WHAT IS NEEDED: Return only the stretch of the material below that begins with the line containing "using IB = LdsImage<Cfg::BN, LB::KMAJOR, Cfg::SWZ, Cfg::BF16>;" and ends with the line containing "float* Bs = smem + 2 * IA::FLOATS;", exactly; both of those lines belong to it.

EXERCISE INPUTS:
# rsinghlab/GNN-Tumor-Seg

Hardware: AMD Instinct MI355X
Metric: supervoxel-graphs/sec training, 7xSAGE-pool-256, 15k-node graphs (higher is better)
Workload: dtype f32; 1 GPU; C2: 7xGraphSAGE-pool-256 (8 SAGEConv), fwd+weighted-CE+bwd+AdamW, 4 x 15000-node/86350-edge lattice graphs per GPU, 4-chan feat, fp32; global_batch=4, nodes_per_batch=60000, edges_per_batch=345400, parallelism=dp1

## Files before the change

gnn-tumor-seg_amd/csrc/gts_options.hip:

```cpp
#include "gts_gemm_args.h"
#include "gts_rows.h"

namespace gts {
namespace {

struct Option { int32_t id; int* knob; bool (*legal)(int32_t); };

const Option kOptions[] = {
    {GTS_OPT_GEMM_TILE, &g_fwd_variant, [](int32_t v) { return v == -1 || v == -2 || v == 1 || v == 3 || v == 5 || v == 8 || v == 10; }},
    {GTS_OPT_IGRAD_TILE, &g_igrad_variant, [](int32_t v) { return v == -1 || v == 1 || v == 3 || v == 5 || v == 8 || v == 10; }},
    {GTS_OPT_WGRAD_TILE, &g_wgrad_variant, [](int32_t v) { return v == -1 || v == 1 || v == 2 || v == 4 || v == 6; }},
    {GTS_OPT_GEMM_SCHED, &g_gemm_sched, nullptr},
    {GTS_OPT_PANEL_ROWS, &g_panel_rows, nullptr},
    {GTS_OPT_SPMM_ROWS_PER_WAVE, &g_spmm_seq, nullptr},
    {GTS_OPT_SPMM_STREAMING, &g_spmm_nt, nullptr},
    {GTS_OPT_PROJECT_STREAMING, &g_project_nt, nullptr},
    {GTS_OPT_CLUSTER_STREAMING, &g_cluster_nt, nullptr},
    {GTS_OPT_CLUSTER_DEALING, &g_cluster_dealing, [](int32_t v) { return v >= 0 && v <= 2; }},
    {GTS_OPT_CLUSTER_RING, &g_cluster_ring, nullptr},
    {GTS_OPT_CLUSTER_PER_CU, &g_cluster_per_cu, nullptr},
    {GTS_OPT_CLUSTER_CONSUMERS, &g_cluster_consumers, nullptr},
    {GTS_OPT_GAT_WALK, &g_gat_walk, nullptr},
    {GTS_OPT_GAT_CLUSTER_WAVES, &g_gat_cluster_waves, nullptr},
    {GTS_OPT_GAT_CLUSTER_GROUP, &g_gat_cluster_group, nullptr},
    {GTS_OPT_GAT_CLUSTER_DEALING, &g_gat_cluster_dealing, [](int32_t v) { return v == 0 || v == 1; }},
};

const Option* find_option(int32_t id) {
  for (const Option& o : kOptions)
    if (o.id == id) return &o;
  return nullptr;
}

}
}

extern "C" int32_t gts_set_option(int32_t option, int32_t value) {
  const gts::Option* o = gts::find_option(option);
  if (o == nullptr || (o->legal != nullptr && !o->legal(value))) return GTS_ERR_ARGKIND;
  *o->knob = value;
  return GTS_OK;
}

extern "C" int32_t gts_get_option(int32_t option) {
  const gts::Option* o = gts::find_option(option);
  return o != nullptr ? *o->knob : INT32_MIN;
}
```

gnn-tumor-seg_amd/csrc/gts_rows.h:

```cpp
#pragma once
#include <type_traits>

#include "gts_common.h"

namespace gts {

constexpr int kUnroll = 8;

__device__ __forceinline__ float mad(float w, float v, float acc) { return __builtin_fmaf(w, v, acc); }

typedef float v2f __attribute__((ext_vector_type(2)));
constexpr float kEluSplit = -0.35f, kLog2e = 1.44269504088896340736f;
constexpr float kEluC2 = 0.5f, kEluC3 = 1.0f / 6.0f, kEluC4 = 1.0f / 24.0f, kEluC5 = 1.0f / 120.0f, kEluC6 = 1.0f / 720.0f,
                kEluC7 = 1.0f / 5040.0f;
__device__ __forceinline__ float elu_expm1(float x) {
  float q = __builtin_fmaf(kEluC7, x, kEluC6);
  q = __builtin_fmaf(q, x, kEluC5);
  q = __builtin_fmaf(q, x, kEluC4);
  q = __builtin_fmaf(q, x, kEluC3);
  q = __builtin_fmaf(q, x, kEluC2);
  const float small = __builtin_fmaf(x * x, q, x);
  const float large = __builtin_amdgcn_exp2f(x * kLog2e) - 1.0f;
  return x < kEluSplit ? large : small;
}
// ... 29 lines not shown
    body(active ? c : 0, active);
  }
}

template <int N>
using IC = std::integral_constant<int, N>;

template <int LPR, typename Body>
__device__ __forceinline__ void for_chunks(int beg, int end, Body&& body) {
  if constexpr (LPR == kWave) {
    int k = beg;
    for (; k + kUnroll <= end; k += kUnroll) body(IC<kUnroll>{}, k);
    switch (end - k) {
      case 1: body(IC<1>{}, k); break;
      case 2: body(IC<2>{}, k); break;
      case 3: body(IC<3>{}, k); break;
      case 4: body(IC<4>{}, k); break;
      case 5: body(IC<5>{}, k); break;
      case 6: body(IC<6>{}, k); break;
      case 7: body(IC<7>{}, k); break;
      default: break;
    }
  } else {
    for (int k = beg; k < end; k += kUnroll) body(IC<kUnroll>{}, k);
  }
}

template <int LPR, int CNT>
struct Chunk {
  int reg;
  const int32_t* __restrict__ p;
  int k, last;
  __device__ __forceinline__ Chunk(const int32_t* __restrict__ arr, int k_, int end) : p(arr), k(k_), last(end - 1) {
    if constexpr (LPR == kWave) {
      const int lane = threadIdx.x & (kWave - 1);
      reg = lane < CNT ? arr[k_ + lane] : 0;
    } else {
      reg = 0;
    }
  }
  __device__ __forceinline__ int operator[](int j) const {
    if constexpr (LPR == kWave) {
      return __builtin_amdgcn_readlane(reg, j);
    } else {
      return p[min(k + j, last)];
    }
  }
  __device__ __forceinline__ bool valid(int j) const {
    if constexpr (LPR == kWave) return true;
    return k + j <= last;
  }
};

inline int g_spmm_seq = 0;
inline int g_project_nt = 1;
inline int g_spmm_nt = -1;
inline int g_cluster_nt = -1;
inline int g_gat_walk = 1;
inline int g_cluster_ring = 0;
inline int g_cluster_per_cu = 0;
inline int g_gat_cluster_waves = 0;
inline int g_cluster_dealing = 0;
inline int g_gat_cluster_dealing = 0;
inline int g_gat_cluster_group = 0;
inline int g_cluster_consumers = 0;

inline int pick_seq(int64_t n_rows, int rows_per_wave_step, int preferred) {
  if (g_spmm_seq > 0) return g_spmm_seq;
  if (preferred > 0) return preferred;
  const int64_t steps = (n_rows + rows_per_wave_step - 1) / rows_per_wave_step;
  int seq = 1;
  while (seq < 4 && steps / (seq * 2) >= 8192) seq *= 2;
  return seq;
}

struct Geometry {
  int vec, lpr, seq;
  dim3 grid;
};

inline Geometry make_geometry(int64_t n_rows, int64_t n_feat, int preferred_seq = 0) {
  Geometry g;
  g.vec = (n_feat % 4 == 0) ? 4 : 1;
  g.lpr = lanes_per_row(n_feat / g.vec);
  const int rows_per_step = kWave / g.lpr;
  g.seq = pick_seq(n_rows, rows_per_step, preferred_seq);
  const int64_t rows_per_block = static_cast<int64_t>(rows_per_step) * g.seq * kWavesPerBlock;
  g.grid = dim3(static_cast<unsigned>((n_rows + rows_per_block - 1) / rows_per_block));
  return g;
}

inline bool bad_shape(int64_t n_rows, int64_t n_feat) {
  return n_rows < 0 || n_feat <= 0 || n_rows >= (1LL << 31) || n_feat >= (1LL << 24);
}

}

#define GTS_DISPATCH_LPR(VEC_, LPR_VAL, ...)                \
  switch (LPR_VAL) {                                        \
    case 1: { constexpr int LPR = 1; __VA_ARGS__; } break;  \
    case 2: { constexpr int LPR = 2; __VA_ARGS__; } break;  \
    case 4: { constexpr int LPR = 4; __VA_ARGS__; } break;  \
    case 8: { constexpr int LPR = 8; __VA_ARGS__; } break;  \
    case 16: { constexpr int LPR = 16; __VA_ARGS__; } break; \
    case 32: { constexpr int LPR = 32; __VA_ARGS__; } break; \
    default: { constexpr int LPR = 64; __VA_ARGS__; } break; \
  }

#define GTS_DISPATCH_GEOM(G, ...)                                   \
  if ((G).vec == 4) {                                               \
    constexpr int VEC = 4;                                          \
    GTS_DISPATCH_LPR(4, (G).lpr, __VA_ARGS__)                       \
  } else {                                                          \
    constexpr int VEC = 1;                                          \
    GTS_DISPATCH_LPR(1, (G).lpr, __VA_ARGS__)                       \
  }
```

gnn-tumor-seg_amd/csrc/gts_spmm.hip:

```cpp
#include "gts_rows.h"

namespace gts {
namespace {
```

--

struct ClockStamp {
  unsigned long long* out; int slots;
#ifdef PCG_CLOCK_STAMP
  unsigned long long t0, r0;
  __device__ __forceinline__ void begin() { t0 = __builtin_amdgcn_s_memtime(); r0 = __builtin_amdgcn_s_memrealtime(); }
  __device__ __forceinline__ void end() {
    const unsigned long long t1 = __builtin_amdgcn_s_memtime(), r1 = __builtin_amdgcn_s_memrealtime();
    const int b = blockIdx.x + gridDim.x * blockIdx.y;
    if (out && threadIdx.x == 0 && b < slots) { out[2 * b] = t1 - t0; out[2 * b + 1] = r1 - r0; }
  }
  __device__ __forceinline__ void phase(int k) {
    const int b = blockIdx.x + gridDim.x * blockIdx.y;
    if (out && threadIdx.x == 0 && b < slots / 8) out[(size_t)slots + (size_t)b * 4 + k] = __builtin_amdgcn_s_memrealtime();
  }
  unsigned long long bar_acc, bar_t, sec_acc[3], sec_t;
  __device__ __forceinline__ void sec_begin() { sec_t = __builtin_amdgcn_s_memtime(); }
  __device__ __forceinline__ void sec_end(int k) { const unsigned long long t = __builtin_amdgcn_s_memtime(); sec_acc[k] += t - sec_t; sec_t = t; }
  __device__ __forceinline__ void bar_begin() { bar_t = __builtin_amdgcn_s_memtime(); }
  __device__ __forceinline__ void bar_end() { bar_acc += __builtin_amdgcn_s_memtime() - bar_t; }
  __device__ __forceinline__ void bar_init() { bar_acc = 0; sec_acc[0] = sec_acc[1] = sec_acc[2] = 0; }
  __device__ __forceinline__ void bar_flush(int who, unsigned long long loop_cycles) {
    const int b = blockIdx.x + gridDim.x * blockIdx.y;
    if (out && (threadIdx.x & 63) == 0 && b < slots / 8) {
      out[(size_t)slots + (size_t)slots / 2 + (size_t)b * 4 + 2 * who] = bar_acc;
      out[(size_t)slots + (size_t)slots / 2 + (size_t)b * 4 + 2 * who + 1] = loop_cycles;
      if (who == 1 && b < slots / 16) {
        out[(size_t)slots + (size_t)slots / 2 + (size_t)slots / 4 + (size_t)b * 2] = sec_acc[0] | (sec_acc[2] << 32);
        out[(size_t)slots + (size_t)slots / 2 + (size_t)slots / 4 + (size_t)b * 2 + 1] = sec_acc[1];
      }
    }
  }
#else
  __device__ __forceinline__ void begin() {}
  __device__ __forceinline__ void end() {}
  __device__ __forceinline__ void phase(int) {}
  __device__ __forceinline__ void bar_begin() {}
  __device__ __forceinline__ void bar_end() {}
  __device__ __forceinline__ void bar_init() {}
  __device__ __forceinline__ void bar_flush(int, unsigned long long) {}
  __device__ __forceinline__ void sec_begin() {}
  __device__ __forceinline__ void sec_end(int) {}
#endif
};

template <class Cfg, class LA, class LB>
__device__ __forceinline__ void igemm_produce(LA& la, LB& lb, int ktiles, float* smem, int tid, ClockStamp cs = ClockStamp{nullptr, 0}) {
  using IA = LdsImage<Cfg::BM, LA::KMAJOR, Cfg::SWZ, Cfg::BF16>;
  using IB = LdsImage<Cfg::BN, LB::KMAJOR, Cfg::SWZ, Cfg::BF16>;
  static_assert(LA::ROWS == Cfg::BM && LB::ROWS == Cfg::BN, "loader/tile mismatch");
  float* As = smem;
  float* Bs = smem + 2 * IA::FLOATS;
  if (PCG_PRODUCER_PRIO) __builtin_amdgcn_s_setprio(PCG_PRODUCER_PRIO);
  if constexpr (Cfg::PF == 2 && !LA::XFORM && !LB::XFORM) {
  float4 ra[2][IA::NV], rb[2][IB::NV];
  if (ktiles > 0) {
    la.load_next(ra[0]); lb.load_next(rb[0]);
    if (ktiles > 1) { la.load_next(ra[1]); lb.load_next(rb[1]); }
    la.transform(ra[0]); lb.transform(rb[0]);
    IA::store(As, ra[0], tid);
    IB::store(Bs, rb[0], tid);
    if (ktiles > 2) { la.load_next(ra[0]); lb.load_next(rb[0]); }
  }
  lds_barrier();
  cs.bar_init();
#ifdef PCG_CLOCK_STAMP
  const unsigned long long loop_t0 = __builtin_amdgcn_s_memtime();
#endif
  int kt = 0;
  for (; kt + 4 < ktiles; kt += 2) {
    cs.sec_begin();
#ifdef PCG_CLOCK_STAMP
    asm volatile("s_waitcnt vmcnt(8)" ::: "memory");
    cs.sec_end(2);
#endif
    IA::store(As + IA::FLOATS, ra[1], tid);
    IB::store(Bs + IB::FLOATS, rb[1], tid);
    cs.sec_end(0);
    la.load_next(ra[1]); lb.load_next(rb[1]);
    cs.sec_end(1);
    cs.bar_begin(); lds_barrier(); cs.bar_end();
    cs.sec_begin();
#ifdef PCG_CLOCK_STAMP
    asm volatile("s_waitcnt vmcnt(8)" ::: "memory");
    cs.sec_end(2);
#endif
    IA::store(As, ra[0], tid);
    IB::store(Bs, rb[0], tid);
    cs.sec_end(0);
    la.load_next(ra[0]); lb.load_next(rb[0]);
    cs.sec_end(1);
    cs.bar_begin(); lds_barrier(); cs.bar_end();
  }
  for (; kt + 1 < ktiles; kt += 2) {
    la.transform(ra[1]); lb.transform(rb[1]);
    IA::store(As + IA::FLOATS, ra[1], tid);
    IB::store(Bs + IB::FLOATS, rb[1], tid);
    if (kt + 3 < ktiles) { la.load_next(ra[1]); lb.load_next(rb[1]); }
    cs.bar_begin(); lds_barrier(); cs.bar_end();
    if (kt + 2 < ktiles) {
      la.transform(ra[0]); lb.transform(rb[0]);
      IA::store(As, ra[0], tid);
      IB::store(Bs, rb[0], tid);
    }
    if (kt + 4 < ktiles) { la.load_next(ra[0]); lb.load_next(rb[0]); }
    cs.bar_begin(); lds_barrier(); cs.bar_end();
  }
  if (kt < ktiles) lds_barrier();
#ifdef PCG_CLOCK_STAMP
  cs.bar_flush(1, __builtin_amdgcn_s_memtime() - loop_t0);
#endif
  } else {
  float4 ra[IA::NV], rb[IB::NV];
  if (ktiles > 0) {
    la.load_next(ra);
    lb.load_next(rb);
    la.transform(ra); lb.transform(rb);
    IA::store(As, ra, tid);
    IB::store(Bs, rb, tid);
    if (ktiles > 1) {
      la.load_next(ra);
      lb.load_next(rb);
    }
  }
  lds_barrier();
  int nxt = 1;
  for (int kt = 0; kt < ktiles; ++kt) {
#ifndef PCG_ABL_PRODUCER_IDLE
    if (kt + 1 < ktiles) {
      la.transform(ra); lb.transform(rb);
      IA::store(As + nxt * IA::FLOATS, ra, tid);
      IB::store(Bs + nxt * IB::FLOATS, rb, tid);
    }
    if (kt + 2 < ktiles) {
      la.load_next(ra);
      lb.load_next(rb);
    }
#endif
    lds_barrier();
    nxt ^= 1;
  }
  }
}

WRITTEN SOLUTION:
  using IB = LdsImage<Cfg::BN, LB::KMAJOR, Cfg::SWZ, Cfg::BF16>;
  static_assert(LA::ROWS == Cfg::BM && LB::ROWS == Cfg::BN, "loader/tile mismatch");
  float* As = smem;
  float* Bs = smem + 2 * IA::FLOATS;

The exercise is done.